**Exercise goal**.
Look through the lines below and copy each one that includes "complex".

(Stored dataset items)
================

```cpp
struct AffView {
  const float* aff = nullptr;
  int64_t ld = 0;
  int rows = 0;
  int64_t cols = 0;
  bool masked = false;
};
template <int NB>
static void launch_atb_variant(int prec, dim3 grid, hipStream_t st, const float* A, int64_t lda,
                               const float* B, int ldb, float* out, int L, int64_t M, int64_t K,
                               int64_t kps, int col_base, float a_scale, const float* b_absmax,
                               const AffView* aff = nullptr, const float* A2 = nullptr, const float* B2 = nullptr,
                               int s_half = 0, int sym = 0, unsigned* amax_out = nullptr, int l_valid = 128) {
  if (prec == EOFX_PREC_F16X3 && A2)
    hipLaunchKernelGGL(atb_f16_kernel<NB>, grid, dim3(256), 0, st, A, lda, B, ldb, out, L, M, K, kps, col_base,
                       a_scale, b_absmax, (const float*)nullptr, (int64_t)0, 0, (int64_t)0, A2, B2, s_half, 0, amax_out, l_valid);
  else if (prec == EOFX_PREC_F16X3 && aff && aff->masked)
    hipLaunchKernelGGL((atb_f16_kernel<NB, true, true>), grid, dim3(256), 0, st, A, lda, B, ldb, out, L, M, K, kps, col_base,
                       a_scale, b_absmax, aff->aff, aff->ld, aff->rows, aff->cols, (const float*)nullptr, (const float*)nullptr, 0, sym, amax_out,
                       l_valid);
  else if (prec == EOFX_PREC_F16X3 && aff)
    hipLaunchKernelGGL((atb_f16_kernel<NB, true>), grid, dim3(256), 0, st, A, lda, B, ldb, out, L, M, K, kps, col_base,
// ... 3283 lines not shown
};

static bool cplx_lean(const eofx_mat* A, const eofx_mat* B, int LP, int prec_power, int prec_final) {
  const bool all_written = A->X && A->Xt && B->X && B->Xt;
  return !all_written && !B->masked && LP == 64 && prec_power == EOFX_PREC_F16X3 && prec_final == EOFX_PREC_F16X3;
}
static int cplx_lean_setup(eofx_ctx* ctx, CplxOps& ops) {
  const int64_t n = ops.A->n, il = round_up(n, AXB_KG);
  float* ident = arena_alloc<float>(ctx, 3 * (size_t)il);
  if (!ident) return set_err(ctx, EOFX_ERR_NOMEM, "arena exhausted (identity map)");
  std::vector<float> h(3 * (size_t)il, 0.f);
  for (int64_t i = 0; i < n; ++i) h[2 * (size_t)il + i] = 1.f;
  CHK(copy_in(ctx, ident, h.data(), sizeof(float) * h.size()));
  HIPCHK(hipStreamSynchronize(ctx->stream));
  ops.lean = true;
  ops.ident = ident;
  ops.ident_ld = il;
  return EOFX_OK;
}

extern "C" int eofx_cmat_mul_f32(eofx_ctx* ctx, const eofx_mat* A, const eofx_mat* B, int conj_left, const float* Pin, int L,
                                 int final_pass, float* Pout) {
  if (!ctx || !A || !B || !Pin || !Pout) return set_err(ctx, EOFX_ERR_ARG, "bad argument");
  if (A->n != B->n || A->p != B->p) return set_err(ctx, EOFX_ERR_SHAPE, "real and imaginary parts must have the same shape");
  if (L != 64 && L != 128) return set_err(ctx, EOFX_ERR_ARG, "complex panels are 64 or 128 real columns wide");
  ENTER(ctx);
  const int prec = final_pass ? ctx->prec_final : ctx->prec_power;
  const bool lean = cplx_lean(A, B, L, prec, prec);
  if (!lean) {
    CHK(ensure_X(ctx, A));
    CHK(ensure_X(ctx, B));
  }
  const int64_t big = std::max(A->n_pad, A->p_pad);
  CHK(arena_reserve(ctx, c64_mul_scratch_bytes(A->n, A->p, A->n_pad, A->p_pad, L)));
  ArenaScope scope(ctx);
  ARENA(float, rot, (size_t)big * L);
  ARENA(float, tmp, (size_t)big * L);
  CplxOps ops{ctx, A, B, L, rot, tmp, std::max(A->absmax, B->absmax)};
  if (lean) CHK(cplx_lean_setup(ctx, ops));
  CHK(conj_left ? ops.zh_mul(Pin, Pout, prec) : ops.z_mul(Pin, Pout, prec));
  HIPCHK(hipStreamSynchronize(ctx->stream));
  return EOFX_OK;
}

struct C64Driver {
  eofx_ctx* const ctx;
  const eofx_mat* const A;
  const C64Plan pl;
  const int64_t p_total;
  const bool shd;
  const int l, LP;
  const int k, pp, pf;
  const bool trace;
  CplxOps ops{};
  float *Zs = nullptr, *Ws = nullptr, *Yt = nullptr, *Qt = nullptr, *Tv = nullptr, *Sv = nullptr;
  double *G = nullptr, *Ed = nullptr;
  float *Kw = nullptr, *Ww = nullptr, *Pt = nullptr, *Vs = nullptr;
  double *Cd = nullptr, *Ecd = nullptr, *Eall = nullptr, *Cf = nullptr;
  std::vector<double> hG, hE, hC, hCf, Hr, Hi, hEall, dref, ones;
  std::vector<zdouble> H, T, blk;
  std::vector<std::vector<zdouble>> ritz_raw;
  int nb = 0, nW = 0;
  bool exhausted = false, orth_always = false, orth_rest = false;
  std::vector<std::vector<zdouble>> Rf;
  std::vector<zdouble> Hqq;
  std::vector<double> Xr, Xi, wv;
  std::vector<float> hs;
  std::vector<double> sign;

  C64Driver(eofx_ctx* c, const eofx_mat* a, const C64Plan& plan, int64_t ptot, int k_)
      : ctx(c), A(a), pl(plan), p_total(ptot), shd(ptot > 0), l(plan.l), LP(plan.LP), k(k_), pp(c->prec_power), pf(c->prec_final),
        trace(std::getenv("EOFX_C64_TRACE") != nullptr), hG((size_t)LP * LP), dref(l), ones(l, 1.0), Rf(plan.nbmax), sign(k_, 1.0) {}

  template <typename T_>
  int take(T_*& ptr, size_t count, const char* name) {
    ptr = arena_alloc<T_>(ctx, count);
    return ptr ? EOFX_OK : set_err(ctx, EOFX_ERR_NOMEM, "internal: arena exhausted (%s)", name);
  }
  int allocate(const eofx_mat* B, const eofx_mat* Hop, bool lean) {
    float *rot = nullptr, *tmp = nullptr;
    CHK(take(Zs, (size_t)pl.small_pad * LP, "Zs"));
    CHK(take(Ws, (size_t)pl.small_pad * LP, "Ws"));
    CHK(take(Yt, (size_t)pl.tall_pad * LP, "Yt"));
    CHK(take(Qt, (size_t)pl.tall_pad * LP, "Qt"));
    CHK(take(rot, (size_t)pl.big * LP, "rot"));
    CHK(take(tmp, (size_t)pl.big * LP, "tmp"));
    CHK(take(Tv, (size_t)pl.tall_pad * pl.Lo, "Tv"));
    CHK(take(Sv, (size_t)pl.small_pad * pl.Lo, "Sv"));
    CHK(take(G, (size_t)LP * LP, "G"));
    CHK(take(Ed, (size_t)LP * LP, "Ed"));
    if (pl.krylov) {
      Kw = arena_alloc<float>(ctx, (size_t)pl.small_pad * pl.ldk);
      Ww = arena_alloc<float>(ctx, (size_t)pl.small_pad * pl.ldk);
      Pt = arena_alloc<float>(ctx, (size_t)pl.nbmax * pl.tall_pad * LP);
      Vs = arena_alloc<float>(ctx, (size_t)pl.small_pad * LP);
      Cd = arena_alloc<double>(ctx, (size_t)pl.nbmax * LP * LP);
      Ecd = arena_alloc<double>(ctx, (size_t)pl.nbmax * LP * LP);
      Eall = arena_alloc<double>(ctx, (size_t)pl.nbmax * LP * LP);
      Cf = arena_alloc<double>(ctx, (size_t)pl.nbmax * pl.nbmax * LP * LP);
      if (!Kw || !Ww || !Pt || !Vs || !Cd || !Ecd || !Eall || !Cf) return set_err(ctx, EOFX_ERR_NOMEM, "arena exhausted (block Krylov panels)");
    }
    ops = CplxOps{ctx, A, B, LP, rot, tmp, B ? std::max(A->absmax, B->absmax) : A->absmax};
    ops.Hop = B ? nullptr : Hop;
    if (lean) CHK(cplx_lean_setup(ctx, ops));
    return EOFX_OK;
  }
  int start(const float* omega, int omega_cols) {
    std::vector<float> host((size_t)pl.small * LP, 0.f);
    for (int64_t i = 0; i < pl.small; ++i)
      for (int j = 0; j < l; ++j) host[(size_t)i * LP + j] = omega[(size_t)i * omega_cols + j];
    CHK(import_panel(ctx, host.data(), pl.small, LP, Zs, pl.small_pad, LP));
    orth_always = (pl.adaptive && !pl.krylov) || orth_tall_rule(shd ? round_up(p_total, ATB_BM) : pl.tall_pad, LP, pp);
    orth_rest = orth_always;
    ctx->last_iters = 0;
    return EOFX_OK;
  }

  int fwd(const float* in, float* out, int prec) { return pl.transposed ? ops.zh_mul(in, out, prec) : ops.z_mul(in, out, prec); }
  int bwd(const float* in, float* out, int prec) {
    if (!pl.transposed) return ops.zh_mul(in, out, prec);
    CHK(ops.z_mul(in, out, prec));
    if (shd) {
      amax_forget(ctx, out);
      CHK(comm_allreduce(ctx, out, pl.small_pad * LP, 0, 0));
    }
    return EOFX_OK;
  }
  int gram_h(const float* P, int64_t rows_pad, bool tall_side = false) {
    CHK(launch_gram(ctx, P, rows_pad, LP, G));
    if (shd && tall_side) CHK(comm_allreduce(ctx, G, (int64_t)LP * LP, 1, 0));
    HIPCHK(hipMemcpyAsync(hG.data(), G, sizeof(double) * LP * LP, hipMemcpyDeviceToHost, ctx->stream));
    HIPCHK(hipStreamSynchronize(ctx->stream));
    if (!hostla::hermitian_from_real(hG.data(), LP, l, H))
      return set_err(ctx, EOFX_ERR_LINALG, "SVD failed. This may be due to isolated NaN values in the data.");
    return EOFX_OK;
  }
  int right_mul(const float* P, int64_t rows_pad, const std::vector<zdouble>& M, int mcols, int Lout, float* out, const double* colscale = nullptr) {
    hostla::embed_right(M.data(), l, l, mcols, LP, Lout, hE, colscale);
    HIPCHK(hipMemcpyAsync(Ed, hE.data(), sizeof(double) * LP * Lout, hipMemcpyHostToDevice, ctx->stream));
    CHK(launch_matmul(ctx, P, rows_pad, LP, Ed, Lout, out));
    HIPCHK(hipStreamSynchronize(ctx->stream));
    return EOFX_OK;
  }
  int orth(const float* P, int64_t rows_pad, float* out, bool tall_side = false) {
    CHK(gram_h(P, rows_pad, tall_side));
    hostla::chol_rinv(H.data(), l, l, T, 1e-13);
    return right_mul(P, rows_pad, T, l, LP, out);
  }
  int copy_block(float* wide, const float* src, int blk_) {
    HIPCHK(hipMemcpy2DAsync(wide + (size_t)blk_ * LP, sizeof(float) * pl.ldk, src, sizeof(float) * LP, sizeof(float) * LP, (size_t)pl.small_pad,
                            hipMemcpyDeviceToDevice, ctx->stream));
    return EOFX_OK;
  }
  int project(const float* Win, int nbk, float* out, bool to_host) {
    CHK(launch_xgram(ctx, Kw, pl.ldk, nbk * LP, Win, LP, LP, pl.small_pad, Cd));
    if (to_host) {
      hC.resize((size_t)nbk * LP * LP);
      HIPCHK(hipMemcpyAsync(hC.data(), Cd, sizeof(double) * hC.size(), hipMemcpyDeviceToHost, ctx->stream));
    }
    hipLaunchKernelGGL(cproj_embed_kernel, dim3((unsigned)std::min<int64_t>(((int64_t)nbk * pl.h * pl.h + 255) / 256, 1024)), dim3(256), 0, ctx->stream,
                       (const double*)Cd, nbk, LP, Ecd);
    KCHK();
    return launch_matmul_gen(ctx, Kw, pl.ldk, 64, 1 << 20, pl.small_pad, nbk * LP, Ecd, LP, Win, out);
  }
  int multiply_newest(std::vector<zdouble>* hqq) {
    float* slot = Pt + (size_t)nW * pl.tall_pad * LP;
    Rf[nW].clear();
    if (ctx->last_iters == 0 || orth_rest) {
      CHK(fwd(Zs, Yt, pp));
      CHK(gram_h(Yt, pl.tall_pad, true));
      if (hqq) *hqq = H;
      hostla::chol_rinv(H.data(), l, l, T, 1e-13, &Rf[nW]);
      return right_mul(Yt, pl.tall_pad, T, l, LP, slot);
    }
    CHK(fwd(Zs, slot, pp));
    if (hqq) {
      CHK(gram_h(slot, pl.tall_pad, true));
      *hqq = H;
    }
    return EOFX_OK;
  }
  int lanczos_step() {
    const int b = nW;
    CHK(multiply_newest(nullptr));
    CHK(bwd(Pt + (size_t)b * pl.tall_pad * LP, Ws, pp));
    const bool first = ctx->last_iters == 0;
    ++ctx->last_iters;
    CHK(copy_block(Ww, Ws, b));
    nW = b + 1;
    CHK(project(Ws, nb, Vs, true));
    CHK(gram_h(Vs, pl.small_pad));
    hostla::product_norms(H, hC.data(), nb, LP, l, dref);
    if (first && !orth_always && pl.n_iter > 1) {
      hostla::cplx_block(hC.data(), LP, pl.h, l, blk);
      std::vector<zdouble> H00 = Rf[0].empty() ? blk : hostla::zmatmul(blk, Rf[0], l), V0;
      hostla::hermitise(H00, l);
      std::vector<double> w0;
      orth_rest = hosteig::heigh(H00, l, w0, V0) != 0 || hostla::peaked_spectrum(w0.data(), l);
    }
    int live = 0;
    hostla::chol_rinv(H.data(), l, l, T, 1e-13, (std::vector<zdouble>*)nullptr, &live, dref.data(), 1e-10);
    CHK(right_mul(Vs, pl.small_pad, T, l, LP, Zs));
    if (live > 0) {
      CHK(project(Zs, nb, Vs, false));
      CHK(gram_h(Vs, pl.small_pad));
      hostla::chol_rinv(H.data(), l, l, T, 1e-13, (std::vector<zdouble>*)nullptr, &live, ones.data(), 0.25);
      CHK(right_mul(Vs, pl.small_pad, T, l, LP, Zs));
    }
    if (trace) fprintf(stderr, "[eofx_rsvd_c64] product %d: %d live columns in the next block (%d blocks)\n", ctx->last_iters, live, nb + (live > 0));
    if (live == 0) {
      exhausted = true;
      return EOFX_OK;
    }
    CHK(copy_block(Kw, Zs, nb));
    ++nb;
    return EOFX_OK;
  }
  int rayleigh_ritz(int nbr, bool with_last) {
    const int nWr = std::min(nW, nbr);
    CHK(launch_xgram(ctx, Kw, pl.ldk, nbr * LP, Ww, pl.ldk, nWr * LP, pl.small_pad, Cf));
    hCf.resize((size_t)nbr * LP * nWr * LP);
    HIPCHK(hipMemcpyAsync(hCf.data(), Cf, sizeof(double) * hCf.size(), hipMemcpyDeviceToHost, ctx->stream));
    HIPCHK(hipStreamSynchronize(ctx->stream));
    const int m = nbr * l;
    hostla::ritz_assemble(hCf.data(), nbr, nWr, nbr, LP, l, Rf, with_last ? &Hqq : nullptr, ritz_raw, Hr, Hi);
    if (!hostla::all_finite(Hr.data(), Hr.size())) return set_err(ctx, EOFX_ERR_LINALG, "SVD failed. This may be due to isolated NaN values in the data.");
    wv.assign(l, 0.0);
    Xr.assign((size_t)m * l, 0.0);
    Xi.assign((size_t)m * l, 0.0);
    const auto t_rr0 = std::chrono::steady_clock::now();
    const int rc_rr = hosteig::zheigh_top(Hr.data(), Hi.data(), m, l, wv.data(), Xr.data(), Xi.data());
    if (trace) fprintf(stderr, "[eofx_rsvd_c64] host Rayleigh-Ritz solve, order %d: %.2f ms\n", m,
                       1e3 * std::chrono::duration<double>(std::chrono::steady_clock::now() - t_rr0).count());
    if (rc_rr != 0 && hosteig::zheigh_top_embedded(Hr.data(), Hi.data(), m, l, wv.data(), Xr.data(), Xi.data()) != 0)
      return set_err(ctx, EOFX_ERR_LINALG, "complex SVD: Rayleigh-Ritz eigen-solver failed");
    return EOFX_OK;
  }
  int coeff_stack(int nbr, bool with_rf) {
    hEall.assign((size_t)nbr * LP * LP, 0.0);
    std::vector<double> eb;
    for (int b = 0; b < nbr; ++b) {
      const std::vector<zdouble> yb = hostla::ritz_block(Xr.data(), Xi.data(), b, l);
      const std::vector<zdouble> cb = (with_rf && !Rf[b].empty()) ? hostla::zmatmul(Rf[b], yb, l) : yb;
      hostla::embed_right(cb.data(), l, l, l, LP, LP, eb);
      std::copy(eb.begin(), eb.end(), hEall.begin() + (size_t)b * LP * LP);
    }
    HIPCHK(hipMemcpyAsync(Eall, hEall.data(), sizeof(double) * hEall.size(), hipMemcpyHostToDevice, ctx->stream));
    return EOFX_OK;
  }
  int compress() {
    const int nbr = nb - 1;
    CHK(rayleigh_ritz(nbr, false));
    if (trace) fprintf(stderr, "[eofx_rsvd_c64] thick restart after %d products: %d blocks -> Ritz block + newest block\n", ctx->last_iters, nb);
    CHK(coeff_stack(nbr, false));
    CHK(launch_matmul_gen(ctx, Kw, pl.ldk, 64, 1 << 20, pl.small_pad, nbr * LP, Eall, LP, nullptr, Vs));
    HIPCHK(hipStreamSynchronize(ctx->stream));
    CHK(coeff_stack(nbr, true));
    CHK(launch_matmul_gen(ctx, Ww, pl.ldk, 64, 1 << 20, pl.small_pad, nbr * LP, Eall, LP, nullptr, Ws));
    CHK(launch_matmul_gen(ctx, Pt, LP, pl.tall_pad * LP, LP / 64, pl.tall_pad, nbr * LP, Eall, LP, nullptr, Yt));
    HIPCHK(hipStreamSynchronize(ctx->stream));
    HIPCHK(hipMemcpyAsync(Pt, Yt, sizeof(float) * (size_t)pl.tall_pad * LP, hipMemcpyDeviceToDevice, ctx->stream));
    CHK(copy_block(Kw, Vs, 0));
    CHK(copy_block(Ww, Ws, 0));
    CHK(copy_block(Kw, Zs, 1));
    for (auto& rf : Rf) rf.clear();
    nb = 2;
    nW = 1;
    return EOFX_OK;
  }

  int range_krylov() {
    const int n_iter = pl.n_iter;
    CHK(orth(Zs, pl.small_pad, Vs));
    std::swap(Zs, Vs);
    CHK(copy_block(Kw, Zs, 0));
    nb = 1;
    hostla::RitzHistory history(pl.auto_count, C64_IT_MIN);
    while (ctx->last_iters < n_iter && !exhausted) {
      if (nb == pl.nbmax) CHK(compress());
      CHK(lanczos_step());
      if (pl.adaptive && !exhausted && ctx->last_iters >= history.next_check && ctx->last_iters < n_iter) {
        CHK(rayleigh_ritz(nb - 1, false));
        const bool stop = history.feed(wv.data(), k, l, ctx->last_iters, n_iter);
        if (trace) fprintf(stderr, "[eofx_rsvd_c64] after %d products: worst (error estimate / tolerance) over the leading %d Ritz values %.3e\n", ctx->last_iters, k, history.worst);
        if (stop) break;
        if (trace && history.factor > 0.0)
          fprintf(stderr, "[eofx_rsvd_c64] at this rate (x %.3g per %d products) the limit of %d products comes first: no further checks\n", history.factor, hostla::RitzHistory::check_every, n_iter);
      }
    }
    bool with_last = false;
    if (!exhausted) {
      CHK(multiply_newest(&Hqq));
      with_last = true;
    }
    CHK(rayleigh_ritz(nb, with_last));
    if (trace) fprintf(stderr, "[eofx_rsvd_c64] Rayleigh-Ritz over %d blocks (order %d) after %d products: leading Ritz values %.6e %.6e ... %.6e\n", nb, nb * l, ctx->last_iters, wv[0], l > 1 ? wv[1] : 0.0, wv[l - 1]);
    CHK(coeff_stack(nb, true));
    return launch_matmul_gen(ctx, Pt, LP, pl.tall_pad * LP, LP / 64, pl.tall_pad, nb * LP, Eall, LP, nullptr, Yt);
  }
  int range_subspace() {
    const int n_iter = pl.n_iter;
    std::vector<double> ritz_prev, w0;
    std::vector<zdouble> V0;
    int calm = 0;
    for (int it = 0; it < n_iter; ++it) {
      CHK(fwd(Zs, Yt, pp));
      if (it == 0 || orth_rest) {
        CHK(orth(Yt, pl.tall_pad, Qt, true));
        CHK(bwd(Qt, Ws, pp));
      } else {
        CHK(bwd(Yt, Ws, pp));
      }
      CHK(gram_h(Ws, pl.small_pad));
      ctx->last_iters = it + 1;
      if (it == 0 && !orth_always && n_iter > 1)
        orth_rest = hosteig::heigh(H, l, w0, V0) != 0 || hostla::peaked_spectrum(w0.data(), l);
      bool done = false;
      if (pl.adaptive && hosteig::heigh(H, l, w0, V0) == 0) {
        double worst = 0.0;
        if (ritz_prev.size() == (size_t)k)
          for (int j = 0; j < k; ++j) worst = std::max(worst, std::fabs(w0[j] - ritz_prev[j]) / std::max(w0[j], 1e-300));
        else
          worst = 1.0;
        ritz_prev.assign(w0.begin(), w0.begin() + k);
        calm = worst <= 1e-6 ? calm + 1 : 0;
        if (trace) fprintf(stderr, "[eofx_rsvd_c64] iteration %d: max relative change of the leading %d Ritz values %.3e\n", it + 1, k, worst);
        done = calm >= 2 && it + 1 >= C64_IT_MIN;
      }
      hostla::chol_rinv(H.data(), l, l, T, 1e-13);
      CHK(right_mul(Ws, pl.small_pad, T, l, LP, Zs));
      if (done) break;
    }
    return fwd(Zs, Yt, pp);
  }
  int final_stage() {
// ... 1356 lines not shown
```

================

**Answer to this task**.
  if (L != 64 && L != 128) return set_err(ctx, EOFX_ERR_ARG, "complex panels are 64 or 128 real columns wide");
      return set_err(ctx, EOFX_ERR_LINALG, "complex SVD: Rayleigh-Ritz eigen-solver failed");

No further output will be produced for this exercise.